■ Task item ■
Restate word for word the lines in the listing below, starting at the line containing "-389,26 +398,28 @@" and ending at the line containing "L.r_xb) return d[L.ip(L.N) + (r - L.r_term)];", both included; leave out the rest.
BEGIN Record set
@@ -207,7 +214,7 @@
         for (int j = S.offm[i]; j < S.offm[i + 1]; ++j) v -= b[j] * lam[j];
         return v;
     }
-    if (r < L.r_mu) {
+    if (OBCA_ROW_IS(OBCA_KIND_BIT_LAM, L.r_mu)) {
         const int q = r - L.r_lam, k = q / L.M, j = q - k * L.M;
         return xv[L.il(k) + j];
     }
@@ -217,16 +224,18 @@
     }
 }
 
+template <int KM = OBCA_KIND_BITS_ALL>
 __device__ __forceinline__ void row_bounds(const Lay& L, const Inst& in, int r, double& lo, double& up) {
     const double INF = INFINITY;
-    if (r < L.r_xb) { lo = 0.0; up = 0.0; return; }
-    if (r < L.r_ub) { const int j = (r - L.r_xb) & 1; lo = in.xL[j]; up = in.xU[j]; return; }
-    if (r < L.r_acc) { const int j = (r - L.r_ub) & 1; lo = in.uL[j]; up = in.uU[j]; return; }
-    if (r < L.r_T) { const int c = (r - L.r_acc) & 1; const double a = c ? OBCA_ACC_MAX1 : OBCA_ACC_MAX0; lo = -a; up = a; return; }
-    if (r < L.r_tx) { if (r == L.r_T) { lo = 0.0; up = INF; } else { lo = OBCA_T_MIN; up = in.Tmax; } return; }
-    if (r < L.r_norm) { if (r == L.r_tx) { lo = in.term[0]; up = INF; } else { lo = in.term[1]; up = in.term[2]; } return; }
-    if (r < L.r_dist) { lo = -INF; up = 1.0; return; }
-    if (r < L.r_lam) { lo = in.dmin; up = INF; return; }
+    constexpr int EQ = OBCA_KIND_BIT_INIT | OBCA_KIND_BIT_DYN | OBCA_KIND_BIT_TERM;
+    if ((KM & EQ) != 0 && ((KM & ~EQ) == 0 || r < L.r_xb)) { lo = 0.0; up = 0.0; return; }
+    if (OBCA_ROW_IS(OBCA_KIND_BIT_XB, L.r_ub)) { const int j = (r - L.r_xb) & 1; lo = in.xL[j]; up = in.xU[j]; return; }
+    if (OBCA_ROW_IS(OBCA_KIND_BIT_UB, L.r_acc)) { const int j = (r - L.r_ub) & 1; lo = in.uL[j]; up = in.uU[j]; return; }
+    if (OBCA_ROW_IS(OBCA_KIND_BIT_ACC, L.r_T)) { const int c = (r - L.r_acc) & 1; const double a = c ? OBCA_ACC_MAX1 : OBCA_ACC_MAX0; lo = -a; up = a; return; }
+    if (OBCA_ROW_IS(OBCA_KIND_BIT_T, L.r_tx)) { if (r == L.r_T) { lo = 0.0; up = INF; } else { lo = OBCA_T_MIN; up = in.Tmax; } return; }
+    if (OBCA_ROW_IS(OBCA_KIND_BIT_TX, L.r_norm)) { if (r == L.r_tx) { lo = in.term[0]; up = INF; } else { lo = in.term[1]; up = in.term[2]; } return; }
+    if (OBCA_ROW_IS(OBCA_KIND_BIT_NORM, L.r_dist)) { lo = -INF; up = 1.0; return; }
+    if (OBCA_ROW_IS(OBCA_KIND_BIT_DIST, L.r_lam)) { lo = in.dmin; up = INF; return; }
     lo = 0.0; up = INF;
 }
 
@@ -389,26 +398,28 @@
     SYNC();
 }
 
+template <int KM = OBCA_KIND_BITS_ALL>
 __device__ __forceinline__ double row_jdx(const Lay& L, const Sh& S, const Inst& in, int r) {
     const double* xv = S.x;
     const double* d = S.dx;
+    if constexpr (KM == OBCA_KIND_BIT_MU) { const int q = r - L.r_mu, w4 = 4 * L.nO, k = q / w4; return d[L.imu(k) + (q - k * w4)]; }
     const double T = L.free_T ? xv[L.iT()] : 1.0;
     const double dT = L.free_T ? d[L.iT()] : 0.0;
     const double h = T * in.Ts, ih = rcp64(h), iTh = ih * rcp64(T);
-    if (r < L.r_xb) return d[L.ip(L.N) + (r - L.r_term)];
-    if (r < L.r_ub) { const int q = r - L.r_xb; return d[L.ip(q >> 1) + (q & 1)]; }
-    if (r < L.r_acc) { const int q = r - L.r_ub; return d[L.iu(q >> 1) + (q & 1)]; }
-    if (r < L.r_T) {
+    if (OBCA_ROW_IS(OBCA_KIND_BIT_TERM, L.r_xb)) return d[L.ip(L.N) + (r - L.r_term)];
+    if (OBCA_ROW_IS(OBCA_KIND_BIT_XB, L.r_ub)) { const int q = r - L.r_xb; return d[L.ip(q >> 1) + (q & 1)]; }
+    if (OBCA_ROW_IS(OBCA_KIND_BIT_UB, L.r_acc)) { const int q = r - L.r_ub; return d[L.iu(q >> 1) + (q & 1)]; }
+    if (OBCA_ROW_IS(OBCA_KIND_BIT_ACC, L.r_T)) {
         const int q = r - L.r_acc, k = q >> 1, c = q & 1;
         const double prev = (k == 0) ? in.u0[c] : xv[L.iu(k - 1) + c];
         const double dprev = (k == 0) ? 0.0 : d[L.iu(k - 1) + c];
         const double qq = prev - xv[L.iu(k) + c];
         return (dprev - d[L.iu(k) + c]) * ih - qq * iTh * dT;
     }
-    if (r < L.r_tx) return dT;
-    if (r < L.r_norm) return d[L.ip(L.N) + (r - L.r_tx)];
-    if (r < L.r_lam) {
-        const bool isn = r < L.r_dist;
+    if (OBCA_ROW_IS(OBCA_KIND_BIT_T, L.r_tx)) return dT;
+    if (OBCA_ROW_IS(OBCA_KIND_BIT_TX, L.r_norm)) return d[L.ip(L.N) + (r - L.r_tx)];
+    if ((KM & (OBCA_KIND_BIT_NORM | OBCA_KIND_BIT_DIST)) != 0 && ((KM & (OBCA_KIND_BIT_LAM | OBCA_KIND_BIT_MU)) == 0 || r < L.r_lam)) {
+        const bool isn = (KM & OBCA_KIND_BIT_NORM) != 0 && ((KM & OBCA_KIND_BIT_DIST) == 0 || r < L.r_dist);
         const int pr = isn ? r - L.r_norm : r - L.r_dist;
         const int k = pr / L.nO, i = pr - k * L.nO;
         const double c0 = S.cc[2 * pr], c1 = S.cc[2 * pr + 1];
@@ -429,7 +440,7 @@
         return -(in.gego[0] * dm[0] + in.gego[1] * dm[1] + in.gego[2] * dm[2] + in.gego[3] * dm[3]) + tx * s0 +
                ty * s1 - sb + c0 * dp[0] + c1 * dp[1] + in.off * (-sn * c0 + cs * c1) * dp[2];
     }
-    if (r < L.r_mu) { const int q = r - L.r_lam, k = q / L.M; return d[L.il(k) + (q - k * L.M)]; }
+    if (OBCA_ROW_IS(OBCA_KIND_BIT_LAM, L.r_mu)) { const int q = r - L.r_lam, k = q / L.M; return d[L.il(k) + (q - k * L.M)]; }
     { const int q = r - L.r_mu, w4 = 4 * L.nO, k = q / w4; return d[L.imu(k) + (q - k * w4)]; }
 }
 
@@ -1568,11 +1579,17 @@
 
 typedef const __attribute__((address_space(4))) ObcaLaunch ObcaLaunchConst;
 
-struct ShapeAny { static constexpr bool fixed = false; static constexpr int N = 0, nO = 0, M = 0, n_max = 0, R_max = 0, inst_off = 0, soc_lds = 0, mu_slot = OBCA_NO_MU_SLOT; };
-template <int N_, int NO_, int M_, bool FT = false>
+struct ShapeAny {
+    static constexpr bool fixed = false, per_variant = false;
+    static constexpr int N = 0, nO = 0, M = 0, n_max = 0, R_max = 0, inst_off = 0, soc_lds = 0, mu_slot = OBCA_NO_MU_SLOT, variant = 0;
+};
+template <int N_, int NO_, int M_, bool FT = false, int V_ = 0>
 struct ShapeIs {
+    static_assert(V_ == 0 || V_ == 4 || V_ == 6 || V_ == 8, "variant: 4, 6, 8 or 0 (run time)");
     static constexpr bool fixed = true;
-    static constexpr int N = N_, nO = NO_, M = M_;
+    static constexpr int N = N_, nO = NO_, M = M_, variant = V_;
+    static constexpr bool per_variant = OBCA_NT == 64 && !FT && V_ == 0;
+    template <int V> using with_variant = ShapeIs<N_, NO_, M_, FT, V>;
     static constexpr int mu_slot = OBCA_NT == 64 ? obca_mu_slot(N_, NO_, M_, OBCA_NT) : OBCA_NO_MU_SLOT;
     static constexpr int n_max = obca_shape_sizes(N_, NO_, M_).n_max, R_max = obca_shape_sizes(N_, NO_, M_).R_max - (FT ? 3 : 0),
                          inst_off = obca_shape_sizes(N_, NO_, M_).inst_off;
@@ -1586,6 +1603,17 @@
     static constexpr int soc_lds = obca_soc_lds_mw(N_, NO_, M_);
 #endif
 };
+
+template <class SHAPE, class F>
+__device__ __forceinline__ void mixed_then_mu(int lane, F f) {
+    constexpr ObcaRowLayout K = obca_row_layout(SHAPE::N, SHAPE::nO, SHAPE::M, SHAPE::variant);
+    constexpr int MUSV = obca_own_mu_slot(SHAPE::N, SHAPE::nO, SHAPE::M, SHAPE::variant, NT), MIXED = NT * MUSV < K.R ? NT * MUSV : K.R;
+    constexpr int MIX = obca_mixed_kinds(SHAPE::N, SHAPE::nO, SHAPE::M, SHAPE::variant, NT);
+#pragma unroll 1
+    for (int r = lane; r < MIXED; r += NT) f(std::integral_constant<int, MIX>{}, r);
+#pragma unroll 1
+    for (int r = lane + NT * MUSV; r < K.R; r += NT) f(std::integral_constant<int, OBCA_KIND_BIT_MU>{}, r);
+}
 
 template <int RPL, bool FROM_MEMORY = false, class DESC = const ObcaLaunch, class SHAPE = ShapeAny>
 __device__ __forceinline__ void obca_ipm_body(DESC& Ain, const int inst, const bool first) {
@@ -1611,20 +1639,23 @@
 #ifdef OBCA_PROFILE
     const long long prof_body_t0 = wall_clock64();
 #endif
-    if (A.variant[inst] == 0) {
-        if (lane == 0) { A.status[inst] = OBCA_STATUS_SKIPPED; A.iters[inst] = 0; }
-        return;
-    }
-    {
-        const int v = A.variant[inst];
-        if ((v != 4 && v != 6 && v != 8) || (v == 6 && A.term == nullptr)) {
-            if (lane == 0 && first) { A.status[inst] = OBCA_STATUS_BAD_VARIANT; A.iters[inst] = 0; }
+    auto variant_of = [&]() __attribute__((always_inline)) -> int { if constexpr (SHAPE::variant != 0) return SHAPE::variant; else return A.variant[inst]; };
+    if constexpr (SHAPE::variant == 0) {
+        if (A.variant[inst] == 0) {
+            if (lane == 0) { A.status[inst] = OBCA_STATUS_SKIPPED; A.iters[inst] = 0; }
             return;
+        }
+        {
+            const int v = A.variant[inst];
+            if ((v != 4 && v != 6 && v != 8) || (v == 6 && A.term == nullptr)) {
+                if (lane == 0 && first) { A.status[inst] = OBCA_STATUS_BAD_VARIANT; A.iters[inst] = 0; }
+                return;
+            }
         }
     }
     __shared__ int ladder_state[4];
     __shared__ double ladder_f;
-    const int order = OBCA_EFFECTIVE_ORDER(Ain.prm.opt.order, A.variant[inst], A.warm_z != nullptr && (A.warm_use == nullptr || A.warm_use[inst] != 0), Ain.prm.opt.nstarts == 1);
+    const int order = OBCA_EFFECTIVE_ORDER(Ain.prm.opt.order, variant_of(), A.warm_z != nullptr && (A.warm_use == nullptr || A.warm_use[inst] != 0), Ain.prm.opt.nstarts == 1);
     int start_s = 0, escalated = 0, held_bits = 0;
     if (!first) {
         const int st0 = __builtin_amdgcn_readfirstlane(A.status[inst]);
@@ -1632,8 +1663,8 @@
         const int l0 = __builtin_amdgcn_readfirstlane(ladder_state[0]);
         escalated = l0 & 15; held_bits = l0 & 0xf20;
         start_s = __builtin_amdgcn_readfirstlane(ladder_state[3]);
-        if (A.variant[inst] == 4 && (l0 & 16) && escalated < OBCA_N_ESCALATIONS) ++escalated;
-        else { escalated = 0; if (++start_s >= Ain.prm.opt.nstarts + ((Ain.prm.opt.dodge && A.variant[inst] != 4) ? OBCA_DODGE_PASSES(A.variant[inst]) : 0)) return; }
+        if (variant_of() == 4 && (l0 & 16) && escalated < OBCA_N_ESCALATIONS) ++escalated;
+        else { escalated = 0; if (++start_s >= Ain.prm.opt.nstarts + ((Ain.prm.opt.dodge && variant_of() != 4) ? OBCA_DODGE_PASSES(variant_of()) : 0)) return; }
     }
     const double rho_mult = escalated ? OBCA_RHO_ESCALATION(escalated) : 1.0;
     const int kind = start_s < Ain.prm.opt.nstarts ? OBCA_START_KIND(order, start_s) : (((start_s - Ain.prm.opt.nstarts) & 1) == 0 ? OBCA_KIND_DODGE_R : OBCA_KIND_DODGE_L);
@@ -1642,7 +1673,7 @@
 
     Lay L;
     L.N = A.N; L.nO = A.nO; L.M = A.M;
-    L.variant = A.variant[inst];
+    L.variant = variant_of();
     L.free_T = (L.variant == 4) ? 1 : 0;
     L.NS = 5 + L.M + 4 * L.nO;
     L.n = (L.N + 1) * (3 + L.M + 4 * L.nO) + 2 * L.N + L.free_T;
@@ -1658,6 +1689,12 @@
     L.r_lam = L.r_dist + L.npair;
     L.r_mu = L.r_lam + (L.N + 1) * L.M;
     L.R = L.r_mu + (L.N + 1) * 4 * L.nO;
+    if constexpr (SHAPE::variant != 0) {
+        constexpr ObcaRowLayout K = obca_row_layout(SHAPE::N, SHAPE::nO, SHAPE::M, SHAPE::variant);
+        L.free_T = K.free_T; L.n = K.n;
+        L.r_init = K.r_init; L.r_dyn = K.r_dyn; L.r_term = K.r_term; L.r_xb = K.r_xb; L.r_ub = K.r_ub; L.r_acc = K.r_acc; L.r_T = K.r_T;
+        L.r_tx = K.r_tx; L.r_norm = K.r_norm; L.r_dist = K.r_dist; L.r_lam = K.r_lam; L.r_mu = K.r_mu; L.R = K.R;
+    }
 
     constexpr bool GM = (RPL == 0);
     constexpr int MUS = SHAPE::mu_slot;
@@ -1813,6 +1850,15 @@
     double mu = (from_window || (kind >= OBCA_KIND_DODGE_R && !dodge2)) ? OBCA_RESTART_MU : (warm ? A.warm_mu : (dodge2 ? OBCA_DODGE_LEVEL2_MU : OBCA_MU_INIT));
     {
         int bb = 0;
+        if constexpr (SHAPE::variant != 0) {
+            mixed_then_mu<SHAPE>(lane, [&](auto km, int r) __attribute__((always_inline)) {
+                constexpr int KM = decltype(km)::value;
+                double lo, up;
+                row_bounds<KM>(L, in, r, lo, up);
+                S.Lb[r] = lo; S.Ub[r] = up;
+                S.tmp[r] = row_value<KM>(L, S, in, S.x, S.ct, S.st, S.cc, r);
+            });
+        } else
         for (int r = lane; r < L.R; r += NT) {
             double lo, up;
             row_bounds(L, in, r, lo, up);
@@ -2042,6 +2088,13 @@
         const double phik = GET(IV_PHIK);
         const bool phi_known = !soc_pass && isfinite(phik);
         const double tau = GET(IV_TAU);
+        if constexpr (SHAPE::variant != 0) {
+            mixed_then_mu<SHAPE>(lane, [&](auto km, int r) __attribute__((always_inline)) {
+                constexpr int KM = decltype(km)::value, SOFT = OBCA_KIND_BIT_INIT | OBCA_KIND_BIT_DYN;
+                const bool soft = (KM & SOFT) != 0 && ((KM & ~SOFT) == 0 || row_soft(L, r));
+                S.tmp[r] = soft ? S.dy[r] : (row_jdx<KM>(L, S, in, r) + S.gh[r]) * S.Einv[r];
+            });
+        } else
         for (int r = lane; r < L.R; r += NT)
             S.tmp[r] = row_soft(L, r) ? S.dy[r] : (row_jdx(L, S, in, r) + S.gh[r]) * S.Einv[r];
 #if OBCA_NT == 64
@@ -2130,6 +2183,11 @@
             eval_geom(L, S, S.xt, S.ctt, S.stt, S.cct, lane);
             f_t = eval_objective<true>(L, S, in, S.xt, sf, lane);
             double th_t = 0.0, phi_t = 0.0;
+            if constexpr (SHAPE::variant != 0) {
+                mixed_then_mu<SHAPE>(lane, [&](auto km, int r) __attribute__((always_inline)) {
+                    S.tmp[r] = row_value<decltype(km)::value>(L, S, in, S.xt, S.ctt, S.stt, S.cct, r);
+                });
+            } else
             for (int r = lane; r < L.R; r += NT) S.tmp[r] = row_value(L, S, in, S.xt, S.ctt, S.stt, S.cct, r);
 #pragma unroll
             for (int j = 0; j < W.slots(); ++j) {
@@ -2420,6 +2478,17 @@
     return 1;
 }
 
+template <int RPL, class DESC, class SHAPE>
+__device__ __forceinline__ void pass_loop(DESC& A, const int inst, const int* drv_scr) {
+#pragma clang loop unroll(disable)
+    for (int pass = 0; pass < OBCA_MAX_PASSES; ++pass) {
+        obca_ipm_body<RPL, false, DESC, SHAPE>(A, inst, pass == 0);
+        __syncthreads();
+        const int st = A.status[inst];
+        if (st == OBCA_STATUS_OK || st == OBCA_STATUS_ACCEPTABLE || st < OBCA_STATUS_NUMERIC) return;
+        if (*drv_scr == 2 && pass + 1 == A.prm.opt.nstarts) return;
+    }
+}
 template <int RPL, bool LOOP, class DESC, class SHAPE = ShapeAny>
 __device__ __forceinline__ void solve_passes(DESC& A, DESC& A2, DESC& A3) {
     const int inst = blockIdx.x;
@@ -2433,13 +2502,24 @@
     }
     if constexpr (LOOP) {
         if (inst >= A.B) return;
+        if constexpr (SHAPE::per_variant) {
+            const int v = A.variant[inst];
+            if (v == 0 || (v != 4 && v != 6 && v != 8) || (v == 6 && A.term == nullptr)) {
+                if (threadIdx.x == 0) { A.status[inst] = v == 0 ? OBCA_STATUS_SKIPPED : OBCA_STATUS_BAD_VARIANT; A.iters[inst] = 0; }
+                return;
+            }
+            if (v == 4) pass_loop<RPL, DESC, typename SHAPE::template with_variant<4>>(A, inst, &drv_scr);
+            else if (v == 6) pass_loop<RPL, DESC, typename SHAPE::template with_variant<6>>(A, inst, &drv_scr);
+            else pass_loop<RPL, DESC, typename SHAPE::template with_variant<8>>(A, inst, &drv_scr);
+        } else {
 #pragma clang loop unroll(disable)
-        for (int pass = 0; pass < OBCA_MAX_PASSES; ++pass) {
-            obca_ipm_body<RPL, false, DESC, SHAPE>(A, inst, pass == 0);
-            __syncthreads();
-            const int st = A.status[inst];
-            if (st == OBCA_STATUS_OK || st == OBCA_STATUS_ACCEPTABLE || st < OBCA_STATUS_NUMERIC) return;
-            if (drv_scr == 2 && pass + 1 == A.prm.opt.nstarts) return;
+            for (int pass = 0; pass < OBCA_MAX_PASSES; ++pass) {
+                obca_ipm_body<RPL, false, DESC, SHAPE>(A, inst, pass == 0);
+                __syncthreads();
+                const int st = A.status[inst];
+                if (st == OBCA_STATUS_OK || st == OBCA_STATUS_ACCEPTABLE || st < OBCA_STATUS_NUMERIC) return;
+                if (drv_scr == 2 && pass + 1 == A.prm.opt.nstarts) return;
+            }
         }
     } else {
         static_assert(OBCA_MAX_PASSES == 9, "one inlined copy of the body per pass");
END Record set
■ Expected answer ■
@@ -389,26 +398,28 @@
     SYNC();
 }
 
+template <int KM = OBCA_KIND_BITS_ALL>
 __device__ __forceinline__ double row_jdx(const Lay& L, const Sh& S, const Inst& in, int r) {
     const double* xv = S.x;
     const double* d = S.dx;
+    if constexpr (KM == OBCA_KIND_BIT_MU) { const int q = r - L.r_mu, w4 = 4 * L.nO, k = q / w4; return d[L.imu(k) + (q - k * w4)]; }
     const double T = L.free_T ? xv[L.iT()] : 1.0;
     const double dT = L.free_T ? d[L.iT()] : 0.0;
     const double h = T * in.Ts, ih = rcp64(h), iTh = ih * rcp64(T);
-    if (r < L.r_xb) return d[L.ip(L.N) + (r - L.r_term)];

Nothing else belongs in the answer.